> Assigned task: As you look over the data below, please find each line where the word "edge" appears, then copy it.

> Extracted entries:
========
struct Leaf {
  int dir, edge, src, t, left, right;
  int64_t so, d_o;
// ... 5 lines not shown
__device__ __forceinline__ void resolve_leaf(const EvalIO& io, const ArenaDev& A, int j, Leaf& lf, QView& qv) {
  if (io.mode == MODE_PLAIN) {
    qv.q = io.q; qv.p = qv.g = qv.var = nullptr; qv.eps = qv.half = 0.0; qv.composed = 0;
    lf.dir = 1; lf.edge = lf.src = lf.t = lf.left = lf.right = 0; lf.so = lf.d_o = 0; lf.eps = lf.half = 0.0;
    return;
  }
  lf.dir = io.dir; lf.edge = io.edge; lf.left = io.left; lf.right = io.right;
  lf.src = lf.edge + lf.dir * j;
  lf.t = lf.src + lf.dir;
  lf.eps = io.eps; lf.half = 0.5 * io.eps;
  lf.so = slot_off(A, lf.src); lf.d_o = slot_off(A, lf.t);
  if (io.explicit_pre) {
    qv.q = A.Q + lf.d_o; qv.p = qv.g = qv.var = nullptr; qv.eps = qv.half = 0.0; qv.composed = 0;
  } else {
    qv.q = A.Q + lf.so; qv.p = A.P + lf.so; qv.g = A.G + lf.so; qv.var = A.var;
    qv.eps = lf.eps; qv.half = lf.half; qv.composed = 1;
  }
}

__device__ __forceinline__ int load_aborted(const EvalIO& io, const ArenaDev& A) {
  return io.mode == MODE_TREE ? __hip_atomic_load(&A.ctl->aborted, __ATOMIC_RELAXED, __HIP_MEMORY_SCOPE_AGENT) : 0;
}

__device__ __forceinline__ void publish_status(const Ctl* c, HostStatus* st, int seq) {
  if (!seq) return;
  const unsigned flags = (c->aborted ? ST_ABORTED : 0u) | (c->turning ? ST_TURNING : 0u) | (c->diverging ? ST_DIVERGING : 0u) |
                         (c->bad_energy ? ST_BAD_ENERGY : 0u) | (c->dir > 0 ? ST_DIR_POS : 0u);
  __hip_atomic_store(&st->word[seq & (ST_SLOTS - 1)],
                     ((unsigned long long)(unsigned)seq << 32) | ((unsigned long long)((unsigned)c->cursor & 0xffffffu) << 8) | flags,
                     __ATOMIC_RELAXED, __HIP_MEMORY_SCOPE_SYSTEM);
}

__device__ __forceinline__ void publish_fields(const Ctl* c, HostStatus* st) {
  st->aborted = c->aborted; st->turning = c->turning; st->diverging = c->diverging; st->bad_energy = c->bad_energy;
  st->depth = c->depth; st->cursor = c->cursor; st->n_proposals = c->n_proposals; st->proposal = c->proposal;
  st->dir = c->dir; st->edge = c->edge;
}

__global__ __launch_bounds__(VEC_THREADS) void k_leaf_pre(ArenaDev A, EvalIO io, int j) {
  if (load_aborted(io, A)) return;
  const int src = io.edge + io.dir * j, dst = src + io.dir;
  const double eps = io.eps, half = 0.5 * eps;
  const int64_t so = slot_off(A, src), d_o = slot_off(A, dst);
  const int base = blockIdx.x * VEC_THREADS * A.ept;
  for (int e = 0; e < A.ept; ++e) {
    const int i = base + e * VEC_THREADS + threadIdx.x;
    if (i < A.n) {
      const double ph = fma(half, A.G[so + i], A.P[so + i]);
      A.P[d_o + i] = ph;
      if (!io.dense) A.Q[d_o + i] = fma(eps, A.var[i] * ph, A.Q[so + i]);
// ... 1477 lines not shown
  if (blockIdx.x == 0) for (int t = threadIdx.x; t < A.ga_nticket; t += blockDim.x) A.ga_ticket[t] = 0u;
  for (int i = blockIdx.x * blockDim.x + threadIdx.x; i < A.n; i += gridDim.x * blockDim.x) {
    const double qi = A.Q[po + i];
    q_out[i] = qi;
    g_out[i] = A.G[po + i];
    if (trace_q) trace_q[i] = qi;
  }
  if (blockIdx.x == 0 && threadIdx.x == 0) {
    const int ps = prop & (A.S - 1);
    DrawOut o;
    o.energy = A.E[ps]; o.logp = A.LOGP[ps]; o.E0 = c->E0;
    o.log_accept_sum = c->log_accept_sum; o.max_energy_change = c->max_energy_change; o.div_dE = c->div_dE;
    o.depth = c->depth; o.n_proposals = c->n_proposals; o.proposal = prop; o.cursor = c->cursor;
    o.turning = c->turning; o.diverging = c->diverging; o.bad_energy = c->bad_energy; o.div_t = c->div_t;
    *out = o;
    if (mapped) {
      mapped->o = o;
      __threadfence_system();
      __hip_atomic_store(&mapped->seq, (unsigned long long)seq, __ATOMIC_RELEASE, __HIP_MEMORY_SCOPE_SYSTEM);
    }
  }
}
========
> Result of this task:
  int dir, edge, src, t, left, right;
    lf.dir = 1; lf.edge = lf.src = lf.t = lf.left = lf.right = 0; lf.so = lf.d_o = 0; lf.eps = lf.half = 0.0;
  lf.dir = io.dir; lf.edge = io.edge; lf.left = io.left; lf.right = io.right;
  lf.src = lf.edge + lf.dir * j;
  st->dir = c->dir; st->edge = c->edge;
  const int src = io.edge + io.dir * j, dst = src + io.dir;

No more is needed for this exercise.